Julien Rey. Photo: Hochardan

Situé à la frontière entre le Kenya et la Somalie, Dadaab est le plus grand complexe de camps de réfugiés du monde. Peuplé de plus de 400’000 réfugiés somaliens – alors qu’il était initialement prévu pour 90’000 personnes – sa construction date du début des années 90 et est la conséquence de l’éclatement de l’Etat somalien et du début de la guerre civile. En automne 2011, Médecin Sans Frontière (MSF) a organisé un projet de reportage sous la forme d’une bande dessinée intitulée « Out of Somalia » qui retrace le quotidien de quelques-uns de ses habitants. Interview de Julien Rey qui travaille au sein du département communication de MSF à Genève et qui a accompagné les auteurs de la BD lors d’un séjour dans ces camps.

Voix d’Exils : Quelles sont les motivations qui vous ont conduit à réaliser cette BD ?

La BD est un medium qui est devenu très à la mode aujourd’hui. Ce projet est né parce que MSF est présent au Fumetto, un festival de bande dessinée à Lucerne qui a lieu chaque année au printemps. La BD « Out of Somalia » a mis près deux ans avant de paraître et notre volonté est de commémorer cette année le vingtième anniversaire des camps de Dadaab. Le but est aussi de communiquer d’une manière différente et de toucher un public large afin de sensibiliser des gens qui ne sont pas forcément en contact avec ce genre d’informations au quotidien.

Le projet a donc débuté en automne 2010, lorsqu’on a décidé de réaliser un reportage illustré sur les camps de réfugiés de Dadaab au Kenya, afin de parler la crise somalienne d’une manière indirecte. A cette fin, MSF a donc pris contact avec deux dessinateurs zurichois : Andrea Caprez et Christoph Schuler. Durant le mois de février 2011, on a organisé une visite du camp. D’abord, ce livre est paru en allemand et en français au printemps 2012. La version anglaise est sortie après et a été distribuée au Kenya à l’occasion de la journée des réfugiés la même année.

 

Quel est le message que vous voulez faire passer à travers cette BD ?

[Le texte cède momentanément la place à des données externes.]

struct ModLayout {
  int64_t D;
  int nd, ns;
  int64_t dbl(int i, int stream , int chunk ) const {
    return ((int64_t)i * 12 + stream * 6 + chunk) * D;
  }
  int64_t sgl(int i, int chunk ) const { return (int64_t)nd * 12 * D + ((int64_t)i * 3 + chunk) * D; }
  int64_t fin(int chunk ) const { return (int64_t)nd * 12 * D + (int64_t)ns * 3 * D + chunk * D; }
  int64_t total() const { return (int64_t)nd * 12 * D + (int64_t)ns * 3 * D + 2 * D; }
};

constexpr int AFX_PREP_ROWS = 8;

struct Workspace {
  uint16_t *X, *Xn, *F, *Vt, *head;
  float *sincos, *tmp, *temb, *semb, *mod, *pooled;
  float *prep_temb, *prep_semb, *prep_mod;
  uint8_t* q8;
  uint8_t* q8n;
  uint8_t* mxn;
  uint8_t* mxw;
  float* ones;
  int64_t ld_mxn, ld_mxw;
  float* qs;
  int64_t total;
};

Workspace carve(const afx_ctx* c, char* base, int B, int N, int T) {
  const int64_t D = c->D, S = (int64_t)N + T, R = (int64_t)B * S;
  Workspace w;
  int64_t off = 0;
  auto take = [&](int64_t bytes) {
    char* p = base ? base + off : nullptr;
    off += align256(bytes);
    return p;
  };
  w.prep_temb = (float*)take((int64_t)AFX_PREP_ROWS * D * 4);
  w.prep_semb = (float*)take((int64_t)AFX_PREP_ROWS * D * 4);
  w.prep_mod = (float*)take((int64_t)AFX_PREP_ROWS * c->n_mod * 4);
  w.X = (uint16_t*)take(R * D * 2);
  w.Xn = (uint16_t*)take(R * D * 2);
  w.F = (uint16_t*)take(R * 7 * D * 2);
// ... 115 lines not shown
    kqv_problems(gb, q, A, lda, lw[s], QKV, ldq, (int64_t)b * q.S + (s == 0 ? q.T : 0), s == 0 ? q.N : q.T, b, s == 0 ? q.T : 0, 1 << 30,
                 qkn + (s == 0 ? 0 : 2) * 128, qkn + (s == 0 ? 1 : 3) * 128, true);
}

void single_qkv_batch(GemmBatch& gb, int path, const BlockShape& q, const uint16_t* A, int64_t lda, const LinW& lw, uint16_t* F, int64_t ldf,
                      const float* qkn) {
  const int64_t D = q.D;
  const int R = q.B * q.S;
  gb.nprob = 1;
  GemmProblem& f = gb.p[0];
  linear_problem(f, A, lda, lw, 0, F, ldf, R, (int)(7 * D), (int)D);
  f.epi = EPI_GELU; f.gelu_col0 = (int)(3 * D);
  if (path == AFX_QKV_VT_PROJ) {
    gb.nprob = 0;
    kqv_problems(gb, q, A, lda, lw, F, ldf, 0, R, 0, 0, q.S, qkn, qkn + 128, false);
    GemmProblem& m = gb.p[gb.nprob++];
    linear_problem(m, A, lda, lw, 3 * D, F + 3 * D, ldf, R, (int)(4 * D), (int)D);
    m.epi = EPI_GELU; m.gelu_col0 = 0;
    for (int b = 0; b < q.B; ++b) vt_problem(gb.p[gb.nprob++], q, A + (int64_t)b * q.S * lda, lda, lw, q.Vt + (int64_t)b * q.H * 128 * q.S_pad, q.S);
  } else if (path == AFX_QKV_QK_EPI) {
    set_qk_epilogue(f, q, qkn, qkn + 128, 0, q.S);
  }
}

hipError_t qkv_finish(int path, const BlockShape& q, uint16_t* F, int64_t ldf, const float* wk_txt, const float* wk_img, const float* wq_txt,
                      const float* wq_img, hipStream_t st) {
  if (path == AFX_QKV_QK_EPI) return launch_v_transpose(F + q.D, ldf, q.Vt, q.B, q.H, q.S, st);
  if (path == AFX_QKV_KV_PREP)
    return launch_kv_prep(F, F + 2 * q.D, ldf, wk_txt, wk_img, wq_txt, wq_img, q.rope_cos, q.rope_sin, q.T, F + q.D, ldf, q.Vt, q.B, q.H, q.S, st);
  return hipSuccess;
}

Notre message est de dire au monde : regardez la réalité des camps de Dadaab qui représentent la plus grande concentration de réfugiés au monde, où l’on ne voit toujours pas de solutions qui se profilent, alors que le camp a plus de vingt ans. En effet, lorsque ces camps ont été créés dans les années 90, ils étaient destinés à accueillir 90’000 réfugiés. Aujourd’hui, l’on en compte près d’un demi million. D’où notre message d’alerter le public, car la situation est devenue ingérable aujourd’hui. On parle souvent des réfugiés en Suisse, malheureusement plutôt d’une façon négative. En collaboration avec ces dessinateurs, nous avons aussi la volonté de présenter la réalité à laquelle ces personnes sont confrontées, avant que quelques unes d’entre elles aient la possibilité de se rendre en Europe.

 

Pourriez-vous décrire, de manière générale comment vivent les réfugiés dans les camps de Dadaab depuis vingt-ans ?

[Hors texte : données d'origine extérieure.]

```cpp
hipError_t ovp_launch_chol2(const ovp::Chol2Job* j0, const ovp::Chol2Job* j1, const ovp::PlaneSolve* ps, hipStream_t stream) {
  using namespace ovp;
  auto ntof = [](const Chol2Job* j) { return ((j->brow ? j->n + 1 : j->n) + 15) / 16; };
  int nt = ntof(j0);
  int tiles = nt * (nt + 1) / 2;
  if (j0->split_h > 0) {
    const int h = j0->split_h;
    if (!j1 || !ps || j0->mode != 1 || h >= nt || !j0->xbuf || !j0->xflag || !ps->xzz || !ps->xy || !ps->xsync) return hipErrorInvalidValue;
    const int ta = h * nt - (h * (h - 1)) / 2;
    tiles = ta > tiles - ta ? ta : tiles - ta;
  }
  if (j1) {
    const int nt1 = ntof(j1);
    if (nt1 * (nt1 + 1) / 2 > tiles) tiles = nt1 * (nt1 + 1) / 2;
    if (nt1 > nt) nt = nt1;
  }
  const int slots = (tiles + C2_TW - 1) / C2_TW;
  const size_t shmem = (size_t)chol2_lds_doubles(nt) * sizeof(double);
  Chol2Job dummy = *j0;
  PlaneSolve psd = PlaneSolve();
  const Chol2Job& b = j1 ? *j1 : dummy;
  const PlaneSolve& p = ps ? *ps : psd;
  const dim3 grid(j0->split_h > 0 ? 3 : (j1 ? 2 : 1)), block(C2_WAVES * 64);
  static unsigned long long attr_mask = 0;
  if (ovp_lds_attr_needed(&attr_mask)) {
    (void)hipFuncSetAttribute((const void*)k_chol2<10, false>, hipFuncAttributeMaxDynamicSharedMemorySize, 160 * 1024);
    (void)hipFuncSetAttribute((const void*)k_chol2<15, false>, hipFuncAttributeMaxDynamicSharedMemorySize, 160 * 1024);
    (void)hipFuncSetAttribute((const void*)k_chol2<17, false>, hipFuncAttributeMaxDynamicSharedMemorySize, 160 * 1024);
    (void)hipFuncSetAttribute((const void*)k_chol2<20, false>, hipFuncAttributeMaxDynamicSharedMemorySize, 160 * 1024);
    (void)hipFuncSetAttribute((const void*)k_chol2<22, false>, hipFuncAttributeMaxDynamicSharedMemorySize, 160 * 1024);
    (void)hipFuncSetAttribute((const void*)k_chol2<13, true>, hipFuncAttributeMaxDynamicSharedMemorySize, 160 * 1024);
    (void)hipFuncSetAttribute((const void*)k_chol2<16, true>, hipFuncAttributeMaxDynamicSharedMemorySize, 160 * 1024);
    (void)hipFuncSetAttribute((const void*)k_chol2<22, true>, hipFuncAttributeMaxDynamicSharedMemorySize, 160 * 1024);
    (void)hipGetLastError();
    ovp_lds_attr_done(&attr_mask);
  }
  if (j0->split_h > 0) {
    if (slots <= 13)
      hipLaunchKernelGGL((k_chol2<13, true>), grid, block, shmem, stream, *j0, b, p);
    else if (slots <= 16)
      hipLaunchKernelGGL((k_chol2<16, true>), grid, block, shmem, stream, *j0, b, p);
    else if (slots <= 22)
      hipLaunchKernelGGL((k_chol2<22, true>), grid, block, shmem, stream, *j0, b, p);
    else
      return hipErrorInvalidValue;
    return hipGetLastError();
  }
  if (slots <= 10)
    hipLaunchKernelGGL((k_chol2<10, false>), grid, block, shmem, stream, *j0, b, p);
  else if (slots <= 15)
    hipLaunchKernelGGL((k_chol2<15, false>), grid, block, shmem, stream, *j0, b, p);
  else if (slots <= 17)
    hipLaunchKernelGGL((k_chol2<17, false>), grid, block, shmem, stream, *j0, b, p);
  else if (slots <= 20)
    hipLaunchKernelGGL((k_chol2<20, false>), grid, block, shmem, stream, *j0, b, p);
  else if (slots <= 22)
    hipLaunchKernelGGL((k_chol2<22, false>), grid, block, shmem, stream, *j0, b, p);
  else
    return hipErrorInvalidValue;
  return hipGetLastError();
}
}
```

ov_plane_amd/csrc/ovp_api_ctx.hip:

```cpp
#include "ovp_ctx.h"

static double gammap_reg(double a, double x) {
  if (x <= 0) return 0.0;
  const double gln = lgamma(a);
  if (x < a + 1.0) {
    double ap = a, sum = 1.0 / a, del = sum;
    for (int n = 0; n < 100000; ++n) {
      ap += 1.0;
      del *= x / ap;
      sum += del;
      if (fabs(del) < fabs(sum) * 1e-17) break;
    }
    return sum * exp(-x + a * log(x) - gln);
  }
  double b = x + 1.0 - a, c = 1.0 / 1e-300, d = 1.0 / b, h = d;
  for (int i = 1; i < 100000; ++i) {
    const double an = -i * (i - a);
    b += 2.0;
    d = an * d + b;
    if (fabs(d) < 1e-300) d = 1e-300;
    c = b + an / c;
    if (fabs(c) < 1e-300) c = 1e-300;
    d = 1.0 / d;
    const double del = d * c;
// ... 32 lines not shown
  switch (code) {
    case 0: return "ok";
    case OVP_E_ARG: return "bad argument";
    case OVP_E_CAPACITY: return "capacity exceeded";
    case OVP_E_NOTSPD: return "matrix not positive definite";
    case OVP_E_NEGDIAG: return "negative covariance diagonal";
    case OVP_E_NODEVICE: return "no usable HIP device";
    case OVP_E_STATE: return "call order violated";
    case OVP_E_TIMEOUT: return "device-side hand-over timed out (workgroups of the plane solve not co-resident)";
    case OVP_E_RCCL: return "RCCL not loadable or a collective call failed";
    case OVP_E_PEER: return "sharded update: the build of another rank failed (errors are collective)";
    default: return code > 0 ? hipGetErrorString((hipError_t)code) : "unknown";
  }
}
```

Le camp de Dagahaley, où MSF travaille et que nous avons visité à Dadaab, est un camp où il n’y a ni barbelés, ni barrières, ni murs. C’est une sorte de petite ville qui fonctionne en vase clos. Avec Hagadera, Ifo, Ifo 2 et Kambios, ces camps représentent la troisième « ville » du Kenya. Les gens sont libres d’aller et de venir autour des camps et certains retournent même en Somalie et reviennent ensuite. On peut classer grossièrement les réfugiés en deux groupes : ceux qui s’y sont installés depuis longtemps et ceux qui viennent d’arriver. Le premier groupe s’est installé et a construit des maisons en terre. On voit aujourd’hui l’arrivée de la nouvelle génération qui est née dans les camps. Ils n’ont pas un avenir enviable et les jeunes sont dans un état de désœuvrement total. Le deuxième groupe, composé des nouveaux arrivants, s’installe en bordure des camps et là on voit l’arrivée de familles fatiguées, épuisées qui fuient le conflit somalien et la sécheresse. Ils sont démunis et n’ont rien, hormis le peu de choses qu’ils ont pu ramener de Somalie. Le trajet qui les mène aux camps se fait rarement sans problèmes, avec notamment des agressions. Les points d’eau étant inexistants dans la zone des nouveaux arrivants, l’on peut voir des petits enfants qui traînent des bidons de 20 litres sur plusieurs centaines de mètres, et cela plusieurs fois par jour. On y voit aussi des gens en très mauvaise santé. Par exemple, nous avons rencontré une famille dont le père, la mère et les enfants étaient tous malades dans un état catastrophique.

 

Pensez-vous qu’avec ce travail vous avez vraiment réussi à refléter la réalité comme elle est sur le terrain ?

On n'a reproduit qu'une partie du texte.